Collected data
^^^^^^^^

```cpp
#pragma unroll
  for (int j = 0; j < SPT; ++j) {
    if (!live[j]) continue;
    const int sy = ty * kWinT + ly0 + 8 * j;
    const int s = sy * d.s2 + sx;
    const int wx0 = t[j].x.i0 - bx0, wy0 = t[j].y.i0 - by0;
    const int cell0 = __mul24(wy0, ww) + wx0;
    const int vox0 = __mul24(t[j].y.i0, d.s2) + t[j].x.i0;
    const bool inx[2] = {wx0 >= 0 && wx0 < ww, wx0 + 1 >= 0 && wx0 + 1 < ww};
    const bool iny[2] = {wy0 >= 0 && wy0 < wh, wy0 + 1 >= 0 && wy0 + 1 < wh};
#pragma unroll
    for (int cy = 0; cy < 2; ++cy)
#pragma unroll
      for (int cx = 0; cx < 2; ++cx) {
        if (!t[j].ok(0, cy, cx)) continue;
        const float w = t[j].w(0, cy, cx);
        if (inx[cx] && iny[cy]) {
          const float ws = w * fs.mul;
          int* cell = win + cell0 + (cy ? ww : 0) + cx;
#pragma unroll
          for (int c = 0; c < C; ++c) atomicAdd(cell + c * cells, fix_round(ws * fix_in(go[j][c], fs)));
        } else {
          const int64_t dst = vox0 + (cy ? d.s2 : 0) + cx;
#pragma unroll
          for (int c = 0; c < C; ++c) win_global_add<DET>(ginn, accn, dst + (int64_t)c * V, w * go[j][c], sdet);
        }
      }
    if (SELF || GG) {
      const float ggx = cgx[j], ggy = cgy[j];
      if (SELF) {
        if (ggx != 0.f) win_global_add<DET>(ginn, accn, s, ggx, sdet);
        if (ggy != 0.f) win_global_add<DET>(ginn, accn, (int64_t)V + s, ggy, sdet);
      } else {
        float* gg = ggrid + (int64_t)n * DIM * V + s;
        gg[0] = ggx;
        gg[V] = ggy;
      }
    }
  }
  __syncthreads();

  for (int i = threadIdx.x; i < C * cells; i += kBlock) {
    const int a = win[i];
    if (a == 0) continue;
    const int c = i / cells, r = i - c * cells;
    const int wy = r / ww, wx = r - wy * ww;
    win_global_add<DET>(ginn, accn, (int64_t)c * V + (by0 + wy) * d.s2 + (bx0 + wx), fix_out((float)a, fs), sdet);
  }
}

#ifndef ADVCHAIN_WIN3_CP4
#define ADVCHAIN_WIN3_CP4 2
#endif
#ifndef ADVCHAIN_WIN3_CPS
#define ADVCHAIN_WIN3_CPS 3
#endif
constexpr int kWin3CP4 = ADVCHAIN_WIN3_CP4, kWin3CPS = ADVCHAIN_WIN3_CPS;
constexpr int kWin3Cells = 12288;

template <int PAD, int C, bool SELF, bool GG, int TX, int TZ, bool DET = false>
__global__ void __launch_bounds__(kBlock)
k_scatter_window3d(const float* __restrict__ gout, const float* __restrict__ in, const float* __restrict__ grid,
                   float* __restrict__ gin, float* __restrict__ ggrid, Dims d, int n1, int n2, int clamp_grid,
                   int32_t* __restrict__ ws, unsigned long long* __restrict__ acc64 = nullptr,
                   const float* __restrict__ maxn = nullptr) {
  __shared__ int win[kWin3Cells];
  constexpr int CP = C == 4 ? kWin3CP4 : (SELF ? kWin3CPS : C);
  if (ws && blockIdx.x == 0 && blockIdx.y == 0 && threadIdx.x == 0) ws[3] = -1;
  __shared__ int red[7][kBlock / 64];
  constexpr int DIM = 3;
  const int V = (int)d.voxels();
  const int n = blockIdx.y;
  int b = blockIdx.x;
  const int tx = b % n2; b /= n2;
  const int ty = b % n1, tz = b / n1;
  constexpr int kWin3X = TX, kWin3Y = kBlock / TX, kWin3Z = TZ;
  const int sx = tx * kWin3X + (threadIdx.x % TX), sy = ty * kWin3Y + (threadIdx.x / TX);
  const bool col_live = sx < d.s2 && sy < d.s1;
  const float* gn = grid + (int64_t)n * DIM * V;
  const float* gon = gout + (int64_t)n * C * V;
  const float* inn = in + (int64_t)n * C * V;
  float* ginn = gin + (int64_t)n * C * V;
  unsigned long long* accn = DET ? acc64 + (int64_t)n * C * V : nullptr;
  const FixScale sdet = DET ? det_scale(maxn, n) : FixScale{0, 0.f, 0.f};

  int lo[3] = {1 << 30, 1 << 30, 1 << 30}, hi[3] = {-(1 << 30), -(1 << 30), -(1 << 30)};
  float gmax = 0.f;
#pragma unroll
  for (int j = 0; j < kWin3Z; ++j) {
    const int sz = tz * kWin3Z + j;
    const bool live = col_live && sz < d.s0;
    const int s = live ? (sz * d.s1 + sy) * d.s2 + sx : 0;
    float g[3] = {gn[s], gn[V + s], gn[2 * V + s]};
    if (clamp_grid) { g[0] = clamp_unit(g[0]); g[1] = clamp_unit(g[1]); g[2] = clamp_unit(g[2]); }
    Taps<DIM, PAD> t;
    t.build(g[0], g[1], g[2], d);
#pragma unroll
    for (int c = 0; c < C; ++c) gmax = fmaxf(gmax, live ? fabsf(gon[(int64_t)c * V + s]) : 0.f);
    if (live) {
      const AxisTap* ax[3] = {&t.x, &t.y, &t.z};
// ... 122 lines not shown
          if (inx[cx] && iny[cy] && inz[cz]) {
            const float ws = w * fs.mul;
            int* cell = win + cell0 + (cz ? plane : 0) + (cy ? ww : 0) + cx;
#pragma unroll
            for (int c = 0; c < CP; ++c) atomicAdd(cell + c * cells, fix_round(ws * fix_in(go[c0 + c], fs)));
          } else {
            const int64_t dst = vox0 + (cz ? planev : 0) + (cy ? rowv : 0) + cx + (int64_t)c0 * V;
#pragma unroll
            for (int c = 0; c < CP; ++c) win_global_add<DET>(ginn, accn, dst + (int64_t)c * V, w * go[c0 + c], sdet);
          }
        }
#endif
    if ((SELF || GG) && c0 == 0) {
      float ax = 0.f, ay = 0.f, az = 0.f;
#pragma unroll
      for (int c = 0; c < C; ++c) sample_linear_bwd_values<DIM, PAD>(cv[c], go[c], t, ax, ay, az);
      const float ggx = pass[0] ? t.x.mult * ax : 0.f, ggy = pass[1] ? t.y.mult * ay : 0.f,
                  ggz = pass[2] ? t.z.mult * az : 0.f;
      if (SELF) {
        if (ggx != 0.f) win_global_add<DET>(ginn, accn, s, ggx, sdet);
        if (ggy != 0.f) win_global_add<DET>(ginn, accn, (int64_t)V + s, ggy, sdet);
        if (ggz != 0.f) win_global_add<DET>(ginn, accn, 2 * (int64_t)V + s, ggz, sdet);
      } else {
        float* gg = ggrid + (int64_t)n * DIM * V + s;
        gg[0] = ggx;
        gg[V] = ggy;
        gg[2 * (int64_t)V] = ggz;
      }
    }
  }
  __syncthreads();

  {
    const float inv_ww = 1.f / (float)max(ww, 1), inv_wh = 1.f / (float)max(wh, 1), inv_wd = 1.f / (float)max(wd, 1);
    for (int i = threadIdx.x; i < CP * cells; i += kBlock) {
      const int a = win[i];
      if (a == 0) continue;
      const int r = (int)(((float)i + 0.5f) * inv_ww), wx = i - r * ww;
      const int rz = (int)(((float)r + 0.5f) * inv_wh), wy = r - rz * wh;
      const int c = (int)(((float)rz + 0.5f) * inv_wd), wz = rz - c * wd;
      win_global_add<DET>(ginn, accn, (int64_t)(c0 + c) * V + ((lo[2] + wz) * d.s1 + (lo[1] + wy)) * d.s2 + (lo[0] + wx),
                          fix_out((float)a, fs), sdet);
    }
  }
  if (c0 + CP < C) __syncthreads();
  }
}

}

using namespace advchain;

extern "C" int advchain_get_deterministic(void);
int advchain_scatter_window_launch(bool self, const float* gout, const float* in, const float* grid, float* gin,
                                   float* ggrid, int64_t N, int64_t C, int ndim, Dims d, int padding, int clamp_grid,
                                   int halo, int32_t* workspace, hipStream_t st, int32_t* det_ws) {
  static const bool off = getenv("ADVCHAIN_NO_WINDOW_SCATTER") != nullptr;
  static const int min3 = 2;
  if (off || padding == PAD_REFLECTION) return ADVCHAIN_ERR_UNSUPPORTED;
  if (d.s2 >= (1 << 23) || (int64_t)d.s0 * d.s1 >= (1 << 23)) return ADVCHAIN_ERR_UNSUPPORTED;
  if (self ? C != ndim : (C != 1 && C != 2 && C != 4)) return ADVCHAIN_ERR_UNSUPPORTED;
  if (ndim == 3 && (halo < 0 ? -halo : halo) < min3) return ADVCHAIN_ERR_UNSUPPORTED;
  const bool det = advchain_get_deterministic() != 0 && det_ws != nullptr;
  const int64_t V = d.voxels();
  unsigned long long* acc64 = nullptr;
  float* maxn = nullptr;
  if (det) {
    acc64 = reinterpret_cast<unsigned long long*>(det_ws + 4 + 2 * N * V);
    maxn = reinterpret_cast<float*>(det_ws + 4 + 2 * N * V + 8 * N * V);
    advchain_zero_async(acc64, sizeof(unsigned long long) * N * C * V, st);
    advchain_zero_async(maxn, sizeof(float) * N, st);
    const int64_t per_n = C * V;
    int64_t nb = (per_n + kBlock * 16 - 1) / (kBlock * 16);
    if (nb > 1024) nb = 1024;
    hipLaunchKernelGGL(k_det_absmax, dim3((unsigned)nb, (unsigned)N), dim3(kBlock), 0, st, gout, maxn, per_n);
  } else {
    advchain_zero_async(gin, sizeof(float) * N * C * V, st);
  }
  const bool gg = ggrid != nullptr;
  dim3 b(kBlock);
#define GO_PAD(C_, SELF_, GG_) \
  do { if (padding == PAD_BORDER) GO(PAD_BORDER, C_, SELF_, GG_); else GO(PAD_ZEROS, C_, SELF_, GG_); } while (0)
#define GO_ALL(CS_) \
  do { \
    if (self) GO(PAD_BORDER, CS_, true, false); \
    else if (C == 1) { if (gg) GO_PAD(1, false, true); else GO_PAD(1, false, false); } \
    else if (C == 2) { if (gg) GO_PAD(2, false, true); else GO_PAD(2, false, false); } \
    else { if (gg) GO_PAD(4, false, true); else GO_PAD(4, false, false); } \
  } while (0)
  if (ndim == 2) {
    const int n2 = (d.s2 + kWinT - 1) / kWinT, n1 = (d.s1 + kWinT - 1) / kWinT;
    dim3 g((unsigned)(n1 * n2), (unsigned)N);
#define GO(PAD_, C_, SELF_, GG_) \
  do { \
    if (det) hipLaunchKernelGGL((k_scatter_window2d<PAD_, C_, SELF_, GG_, true>), g, b, 0, st, gout, in, grid, gin, ggrid, d, n2, clamp_grid, workspace, acc64, maxn); \
    else hipLaunchKernelGGL((k_scatter_window2d<PAD_, C_, SELF_, GG_, false>), g, b, 0, st, gout, in, grid, gin, ggrid, d, n2, clamp_grid, workspace, acc64, maxn); \
  } while (0)
    GO_ALL(2);
#undef GO
  } else {
    static const int shape = getenv("ADVCHAIN_WIN3_SHAPE") ? atoi(getenv("ADVCHAIN_WIN3_SHAPE")) : -1;
    const int sh = shape >= 0 ? (shape != 0) : ((d.s2 % 32 != 0 && d.s2 % 16 == 0) ? 1 : 0);
    const int TXs = sh == 0 ? 32 : 16, TYs = kBlock / TXs, TZs = 4;
    const int n2 = (d.s2 + TXs - 1) / TXs, n1 = (d.s1 + TYs - 1) / TYs, n0 = (d.s0 + TZs - 1) / TZs;
    dim3 g((unsigned)(n0 * n1 * n2), (unsigned)N);
#define GO3(PAD_, C_, SELF_, GG_, TX_, DET_) \
  hipLaunchKernelGGL((k_scatter_window3d<PAD_, C_, SELF_, GG_, TX_, 4, DET_>), g, b, 0, st, gout, in, grid, gin, ggrid, d, n1, n2, clamp_grid, workspace, acc64, maxn)
#define GO(PAD_, C_, SELF_, GG_) \
  do { \
    if (sh == 0) { if (det) GO3(PAD_, C_, SELF_, GG_, 32, true); else GO3(PAD_, C_, SELF_, GG_, 32, false); } \
    else { if (det) GO3(PAD_, C_, SELF_, GG_, 16, true); else GO3(PAD_, C_, SELF_, GG_, 16, false); } \
  } while (0)
    GO_ALL(3);
#undef GO
#undef GO3
  }
#undef GO_ALL
#undef GO_PAD
  if (det) {
    const int64_t per_n = C * V;
    int64_t nb = (per_n + kBlock * 8 - 1) / (kBlock * 8);
    if (nb > 2048) nb = 2048;
    hipLaunchKernelGGL(k_det_convert, dim3((unsigned)nb, (unsigned)N), dim3(kBlock), 0, st, reinterpret_cast<const long long*>(acc64),
                       maxn, gin, per_n);
  }
  ADVCHAIN_LAUNCH_CHECK();
  return ADVCHAIN_OK;
}
```

advchain_amd/ops.py:

```python
import ctypes
import functools
import os

import numpy as np
import torch

from . import _lib
from .bands import gaussian_weights_1d

_INTERP = {"bilinear": 0, "trilinear": 0, "linear": 0, "nearest": 1, "bicubic": 2}
_PAD = {"zeros": 0, "border": 1, "reflection": 2}
_GAUSS9 = _lib.float_array(gaussian_weights_1d(1.0))
_GAUSS9_CACHE = {}


GENERIC_MAX_TAPS = 129


def gauss9(sigma, taps=None):
    sigma = float(sigma)
    if taps is None:
        taps = 2 * int(4 * sigma + 0.5) + 1
    taps = int(taps)
    if sigma == 1.0 and taps == 9:
# ... 95 lines not shown
        return 0
    return min(int(disp) + 1, 255) << 8


def _fine_bits(disp):
    if disp is None or not disp == disp or disp < 0:
        return 0
    return max(1, min(int(disp * 1024.0) + 1, (1 << 22) - 1))


def raw_grid_sample_fwd(inp, grid, interp, padding, clamp_grid, disp_hint=None):
    N, C = inp.shape[:2]
    nd = inp.dim() - 2
    odims = grid.shape[2:]
    out = torch.empty((N, C) + tuple(odims), device=inp.device, dtype=torch.float32)
    _lib.check(_lib.load().advchain_grid_sample_fwd(_ptr(inp), _ptr(grid), _ptr(out), N, C, nd,
                                                    _lib.dims_array(inp.shape[2:]), _lib.dims_array(odims),
                                                    interp, padding, int(clamp_grid) | _hint_bits(disp_hint), _stream()),
               "grid_sample_fwd")
    return out


def raw_grid_sample_fwd_ride(inp, grid, ride, interp, padding, clamp_grid, nonzero, disp_hint=None):
    N, C = inp.shape[:2]
    nd = inp.dim() - 2
    odims = tuple(grid.shape[2:])
    out = torch.empty((N, C) + odims, device=inp.device, dtype=torch.float32)
    rout = torch.empty((N, 1) + odims, device=inp.device, dtype=torch.float32)
    _lib.check(_lib.load().advchain_grid_sample_fwd_ride(_ptr(inp), _ptr(grid), _ptr(out), _ptr(ride), _ptr(rout), N, C, nd,
                                                         _lib.dims_array(inp.shape[2:]), _lib.dims_array(odims), interp, padding,
                                                         int(clamp_grid) | _hint_bits(disp_hint), int(bool(nonzero)), _stream()),
               "grid_sample_fwd_ride")
    return out, rout
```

^^^^^^^^

Where a line of the entries above holds the word "sizeof", return that line.

● **Result for this exercise**:
    advchain_zero_async(acc64, sizeof(unsigned long long) * N * C * V, st);
    advchain_zero_async(maxn, sizeof(float) * N, st);
    advchain_zero_async(gin, sizeof(float) * N * C * V, st);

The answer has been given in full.